The Sanger Lofts provide uniquely urban apartment spaces in the heart of downtown Fort Worth. Converting the 1928 Sanger Brothers’ Department Store building to residential use involved restoration of the historically designated building, adaptive reuse of the former department store’s interior space, and a contextually sensitive addition above the building’s existing exterior cornice.
Maximizing Natural Light
The Sanger Lofts building occupies almost half a city block with windows on only three sides. The owner had other architects design residential conversions several times, but none of these plans achieved an adequate unit count for the floor area of the building because they all started with the standard approach of placing the living and sleeping rooms along the exterior wall. These plans left huge amounts of poorly lit interior space; the space was unusable and unmarketable.
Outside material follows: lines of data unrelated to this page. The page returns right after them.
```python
class EnvNetFunction(torch.autograd.Function):
    @staticmethod
    def forward(ctx, model, x, compute: int, *params):
        if not x.is_cuda:
            raise RuntimeError("EnvNetV2 runs on the MI355X HIP kernels only (input is on CPU)")
        B = x.shape[0]
        x = x.reshape(B, -1).contiguous().float()
        T = x.shape[1]
        if T % 2:
            raise ValueError(f"EnvNetV2 expects an even clip length (got {T})")
        g = geometry(T)
        if g["flat"] != model.classifier[1].in_features:
            raise ValueError(f"clip length {T} gives {g['flat']} trunk features, FC1 expects "
                             f"{model.classifier[1].in_features} (envnet_v2.py:51)")
        training = model.training
        cd = compute
        tdt = L.torch_dtype(cd)
        dev = x.device
        bns = _bns(model)
        p = params
        W1, W2, Wp = g["W1"], g["W2"], g["Wp"]
        saved = {"g": g, "B": B, "cd": cd}

        def bn(i, y, P, C):
            mod = bns[i]
            return K.bn_fwd_stats(y, P, C, mod.weight, mod.bias, mod.running_mean, mod.running_var,
                                  mod.momentum if mod.momentum is not None else 0.1, mod.eps, training)

        wpk = dict(zip([0, 4] + [8 + 8 * b + o for b in range(4) for o in (0, 4)],
                       K.pack_weights([(p[i], cd, 0) for i in [0, 4] + [8 + 8 * b + o for b in range(4) for o in (0, 4)]])))
        saved["wpk"] = wpk
        fe = K.probe("frontend.fwd", *_frontend_work(B, g, tdt, backward=False))
        fe.__enter__()
        w1 = wpk[0]
        y1 = torch.empty(B * W1, 32, dtype=tdt, device=dev)
        if cd == L.BF16:
            st = K.fe_conv1_fwd(x, w1, p[1], y1, B, T, stats=training, tag="conv1.fwd")
            if training:
                m0 = bns[0]
                bn1 = K.bn_finalize_shifted(st[0], st[1], B * W1, 32, p[1], m0.weight, m0.bias, m0.running_mean,
                                            m0.running_var, m0.momentum if m0.momentum is not None else 0.1, m0.eps)
            else:
                bn1 = bn(0, y1, B * W1, 32)
        else:
            A = K.conv(x, L.KC, B, 1, T // 2, 2, 1, W1, 1, 32, row_kind=True)
            Bo = K.dense(w1, L.KC, 32, 64)
            K.gemm(A, Bo, K.epilogue(y1, 32, bias=p[1]), B * W1, 32, 64, cd, tag="conv1.fwd")
            bn1 = bn(0, y1, B * W1, 32)
        w2 = wpk[4]
        y2 = torch.empty(B * W2, 64, dtype=tdt, device=dev)
        if cd == L.BF16:
            K.fe_conv2_fwd(y1, bn1.scale, bn1.shift, w2, p[5], y2, B, W1, W2, tag="conv2.fwd")
        else:
            A = K.conv(y1, L.KC, B, 1, W1, 32, 1, W2, 1, 16, sw=2, pre=L.PRE_AFFINE_RELU, scale=bn1.scale,
                       shift=bn1.shift)
            K.gemm(A, K.dense(w2, L.KC, 64, 512), K.epilogue(y2, 64, bias=p[5]), B * W2, 64, 512, cd,
                   tag="conv2.fwd")
        X0 = torch.empty(B, 64, Wp, dtype=tdt, device=dev)
        am0 = torch.empty(B, Wp, 64, dtype=torch.uint8, device=dev)
        if cd == L.BF16 and training:
            win0 = torch.empty(B, Wp, 64, dtype=tdt, device=dev)
            part2, nb2 = K.pool_raw_stats(y2, B, 1, W2, 64, 1, 64, p[6], p[5], win0, am0)
            m1 = bns[1]
            bn2 = K.bn_finalize_shifted(part2, nb2, B * W2, 64, p[5], m1.weight, m1.bias, m1.running_mean,
                                        m1.running_var, m1.momentum if m1.momentum is not None else 0.1, m1.eps)
            K.pool_apply(win0, B, 1, Wp, 64, bn2, X0, 1)
        else:
            bn2 = bn(1, y2, B * W2, 64)
            K.pool_fwd(y2, B, 1, W2, 64, 1, 64, bn2, X0, 1, am0)
        fe.__exit__(None, None, None)
        saved.update(x=x, y1=y1, y2=y2, bn1=bn1, bn2=bn2, X0=X0, am0=am0,
                     win0=win0 if cd == L.BF16 and training else None)

        inp = X0
        trunk_saved = []
        for blk in range(4):
            (H, W), (ha, wa), (hb, wb), (hp, wp) = g["trunk"][blk]
            _, _, cin, cout, kh, kw = TRUNK[2 * blk]
            pa = 8 + 8 * blk
            wa_ = wpk[pa]
            ya = torch.empty(B * ha * wa, cout, dtype=tdt, device=dev)
            dense_w2 = cd == L.BF16 and kh == 1 and kw == 2 and cin > 1
            conv3_st = None
            if dense_w2:
                K.conv_w2_fwd(inp.reshape(B * H * W, cin), B * H, W, cin, wa_, p[pa + 1], ya, tag=f"t{blk}a.fwd")
            elif cd == L.BF16 and cin == 1 and kh == 8 and kw == 8 and cout == 32 and W % 4 == 0:
                conv3_st = K.fe_conv3_fwd(inp, wa_, p[pa + 1], ya, B, H, W, stats=training, tag=f"t{blk}a.fwd")
            else:
                if cin == 1:
                    A = K.conv(inp, L.KC, B, H, W, 1, ha, wa, kh, kw, row_kind=True)
                else:
                    A = K.conv(inp, L.KC, B, H, W, cin, ha, wa, kh, kw)
                K.gemm(A, K.dense(wa_, L.KC, cout, kh * kw * cin), K.epilogue(ya, cout, bias=p[pa + 1]),
                       B * ha * wa, cout, kh * kw * cin, cd, tag=f"t{blk}a.fwd")
            if conv3_st is not None:
# ... 302 lines not shown
```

We analyzed the space and realized that the existing windows were large enough to allow daylight to penetrate far into the deep spaces as long as the spaces were not blocked by interior partitions. Standard building code light and air calculations bore out this intuition. In order to create privacy without blocking light and air, we placed only the living and dining space near the perimeter and located the sleeping areas in the interior space, raised three feet higher. The combination of raised floor and parapet walls around the sleeping areas allowed light and air in while blocking the line of sight for the living spaces. It also created a dramatic overview from the bedrooms. The high ceilings and huge windows create an appealing sense of spatial volume and monumental scale.
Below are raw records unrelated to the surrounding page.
+int device_cus() {
+  static int cus = 0;
+  if (cus == 0) {
+    int dev = 0, n = 0;
+    if (hipGetDevice(&dev) != hipSuccess || hipDeviceGetAttribute(&n, hipDeviceAttributeMultiprocessorCount, dev) != hipSuccess
+        || n <= 0)
+      n = 256;
+    cus = n;
+  }
+  return cus;
+}
+
+template <int MF, int KC>
+int launch(const C1Params& p, hipStream_t st) {
+  const size_t lds = (size_t)16 * MF * (p.K / 8 + 1) * 16;
+  static bool attr = false;
+  if (!attr) {
+    if (hipFuncSetAttribute(reinterpret_cast<const void*>(&conv1x1_kernel<MF, KC>), hipFuncAttributeMaxDynamicSharedMemorySize,
+                            16 * MF * (kMaxK / 8 + 1) * 16) != hipSuccess)
+      return DGV2_EINVAL;
+    attr = true;
+  }
+  const int slabs = p.M / (16 * MF);
+  const int64_t want = (p.N + kPixTile * kWaves - 1) / (kPixTile * kWaves);
+  int per_cu = (int)((160 * 1024) / (lds + 512));
+  per_cu = per_cu > 4 ? 4 : per_cu;
+  int64_t gx = ((int64_t)device_cus() * per_cu + slabs - 1) / slabs;
+  gx = gx < want ? gx : want;
+  conv1x1_kernel<MF, KC><<<dim3((unsigned)gx, (unsigned)slabs), 256, lds, st>>>(p);
+  DGV2_RETURN_LAST();
+}
+
+int conv1x1_run(void* out, const void* in, const void* w, const void* resid, int64_t N, int K, int M, int dtype,
+                hipStream_t st) {
+  if (!out || !in || !w || N <= 0 || K <= 0 || M <= 0) return DGV2_EINVAL;
+  if (dtype != DGV2_BF16 || K % 32 || M % 32 || K > kMaxK || !aligned16(out) || !aligned16(in) || !aligned16(w)
+      || (resid && !aligned16(resid)))
+    return DGV2_ENOTSUP;
+  C1Params p;
+  p.out = reinterpret_cast<bf16_t*>(out);
+  p.in = reinterpret_cast<const bf16_t*>(in);
+  p.w = reinterpret_cast<const bf16_t*>(w);
+  p.resid = reinterpret_cast<const bf16_t*>(resid);
+  p.N = N; p.K = K; p.M = M;
+  p.nt = (!resid && nt_output(N * M * (int64_t)sizeof(bf16_t))) ? 1 : 0;
+  const int kc = K % 128 == 0 ? 4 : K % 64 == 0 ? 2 : 1;
+  if (M % 64 == 0) {
+    if (kc == 4) return launch<4, 4>(p, st);
+    if (kc == 2) return launch<4, 2>(p, st);
+    return launch<4, 1>(p, st);
+  }
+  if (kc == 4) return launch<2, 4>(p, st);
+  if (kc == 2) return launch<2, 2>(p, st);
+  return launch<2, 1>(p, st);
+}
+
+}
+
+extern "C" int dgv2_conv1x1_fwd(void* y, const void* x, const void* wf, int B, int P, int C, int O, const void* resid,
+                                int dtype, void* stream) {
+  if (B <= 0 || P <= 0) return DGV2_EINVAL;
+  return conv1x1_run(y, x, wf, resid, (int64_t)B * P, C, O, dtype, reinterpret_cast<hipStream_t>(stream));
+}
+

While this unusual approach seemed risky, a unit mock-up was built and potential tenants provided favorable input. The Building Official approved the design without any changes; the builder, seeing the mock-up, came to understand and price the project accurately; and the developer concluded that the market would accept it. Our client got an economically justifiable ratio of units to floor area and the building rented quickly and has stayed well occupied.
True Urban Lofts
To reinforce the loft image, industrial style light fixtures were used throughout and the main duct runs were left exposed, as were new conduit and sprinkler pipes. The building’s old maple floors were in good condition and just required lightly sanding and refinishing, allowing the character of decades of commercial used continue to be seen.
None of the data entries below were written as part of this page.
template <int BM, int BN, bool AT, bool BT>
static int launch_det_one(const GemmGroup& g, int nblocks, hipStream_t stream) {
    constexpr size_t lds = (size_t)2 * (BM + BN) * 64 * 2;
    static_assert(lds <= 65536, "gemm_det_kernel: dynamic LDS above 64 KiB would need the attribute");
    if (dry_run().on) {
        snprintf(dry_run().name, sizeof(dry_run().name), "bvc::gemm_det_kernel<%d, %d, %s, %s>", BM, BN, AT ? "true" : "false", BT ? "true" : "false");
        return BVC_OK;
    }
    hipLaunchKernelGGL((gemm_det_kernel<BM, BN, AT, BT>), dim3(nblocks), dim3(256), lds, stream, g);
    BVC_CHECK_HIP(hipGetLastError());
    return BVC_OK;
}

template <int BM, int BN>
static int launch_det_cfg(const GemmGroup& g, GemmLayout layout, int nblocks, hipStream_t stream) {
    switch (layout) {
        case GEMM_NT: return launch_det_one<BM, BN, false, false>(g, nblocks, stream);
        case GEMM_NN: return launch_det_one<BM, BN, false, true>(g, nblocks, stream);
        case GEMM_TN: return launch_det_one<BM, BN, true, true>(g, nblocks, stream);
        default: set_error("launch_gemm: bad layout %d", (int)layout); return BVC_ERR_INVALID;
    }
}

template <int BM, int BN, int NS>
static int launch_cfg(const GemmGroup& g, GemmLayout layout, int nblocks, hipStream_t stream) {
    switch (layout) {
        case GEMM_NT: return launch_one<BM, BN, false, false, NS>(g, nblocks, stream);
        case GEMM_NN: return launch_one<BM, BN, false, true, NS>(g, nblocks, stream);
        case GEMM_TN: return launch_one<BM, BN, true, true, NS>(g, nblocks, stream);
        default: set_error("launch_gemm: bad layout %d", (int)layout); return BVC_ERR_INVALID;
    }
}

template <int BM, int BN>
static int launch_stages(const GemmGroup& g, GemmLayout layout, int stages, int nblocks, hipStream_t stream) {
    if (stages == 3 && layout == GEMM_TN) return launch_one<BM, BN, true, true, 2, 1>(g, nblocks, stream);
    if (stages == 4) {
        if (layout == GEMM_NT) return launch_one<BM, BN, false, false, 2, 2, false>(g, nblocks, stream);
        if (layout == GEMM_NN) return launch_one<BM, BN, false, true, 2, 2, false>(g, nblocks, stream);
        return launch_one<BM, BN, true, true, 2, 2, false>(g, nblocks, stream);
    }
    return launch_cfg<BM, BN, 2>(g, layout, nblocks, stream);
}

int gemm_pick_stages(int, GemmLayout, int, int stages) { return (stages == 3 || stages == 4) ? stages : 2; }

int launch_gemm_big_nt(const GemmProblem& p, int cfg, hipStream_t stream);
int launch_gemm_persist(const GemmGroup& g, GemmLayout layout, int cfg, hipStream_t stream, int defer);
int launch_gemm8(const GemmGroup& g, GemmLayout layout, int bn, hipStream_t stream, bool det = false);
int launch_gemm_as(const GemmProblem& p, GemmLayout layout, int variant, hipStream_t stream);
bool gemm_as_ok(const GemmProblem& p, GemmLayout layout);
int launch_gemm_pp(const GemmGroup& g, GemmLayout layout, hipStream_t stream);

static int pick_gemm8(const GemmProblem* probs, int nprob, GemmLayout layout) {
    const int mode = options().gemm8;
    if (mode < 0 || nprob != 1 || layout == GEMM_TN) return -1;
    const GemmProblem& p = probs[0];
    if (p.split_k != 1 || p.K % 64 != 0) return -1;
    if (p.a_bytes >= 0x80000000u || p.b_bytes >= 0x80000000u) return -1;
    const bool gated = p.epi == EPI_DGELU || p.epi == EPI_DRELU;
    const bool bf = p.epi == EPI_BF16 || p.epi == EPI_GELU || p.epi == EPI_RELU;
    const bool resid = (p.epi == EPI_RESID || p.epi == EPI_POS || p.epi == EPI_F32 || p.epi == EPI_LOSS) && layout == GEMM_NT;
    if (!bf && !resid && !gated) return -1;
    const int tm = (p.M + 255) / 256, tn256 = (p.N + 255) / 256, tn128 = (p.N + 127) / 128;
    const bool fits256 = !bf || (size_t)tn256 * 256 * 4 <= 32768, fits128 = !bf || (size_t)tn128 * 128 * 4 <= 32768;
    if (mode > 0) {
        if (fits256 && (gated || p.N > 128)) return 10;
        return fits128 && !gated ? 11 : -1;
    }
    if (2.0 * p.M * p.N * p.K < 45e9) return -1;
    const bool full256 = (double)p.N >= 0.85 * 256.0 * tn256;
    if (full256 && fits256 && tm * tn256 >= 448) return 10;
    if (gated) return -1;
    if (p.epi != EPI_LOSS && fits128 && (bf ? layout == GEMM_NN : p.N <= 384) && p.K >= 1024 && tm * tn128 >= (resid ? 1024 : 224)) return 11;
    return -1;
}

template <int BM, int BN>
static int launch_gate_one(const GemmGroup& g, const Gate& gate, int nblocks, hipStream_t stream) {
    constexpr size_t lds = (size_t)2 * (BM + BN) * 64 * 2;
    static_assert(lds <= 65536, "gemm_gate_kernel: dynamic LDS above 64 KiB would need the attribute");
    if (dry_run().on) {
        snprintf(dry_run().name, sizeof(dry_run().name), "bvc::gemm_gate_kernel<%d, %d>", BM, BN);
        return BVC_OK;
    }
    hipLaunchKernelGGL((gemm_gate_kernel<BM, BN>), dim3(nblocks), dim3(256), lds, stream, g, gate);
    BVC_CHECK_HIP(hipGetLastError());
    return BVC_OK;
}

The renovation was completed in accordance with the Department of the Interior guidelines for historic preservation of landmark structures. Very little change can be seen from the outside. Even though an entirely new top story was added, it was set back from the existing parapet such that it is practically indiscernible from street level. The space between the parapet and the set-back walls created wonderful private outdoor terraces for the Penthouse Level apartments. We used computer modeling to demonstrate that the additional story would not be perceptible from public space, which was an early application of 3D computer modeling in 1993.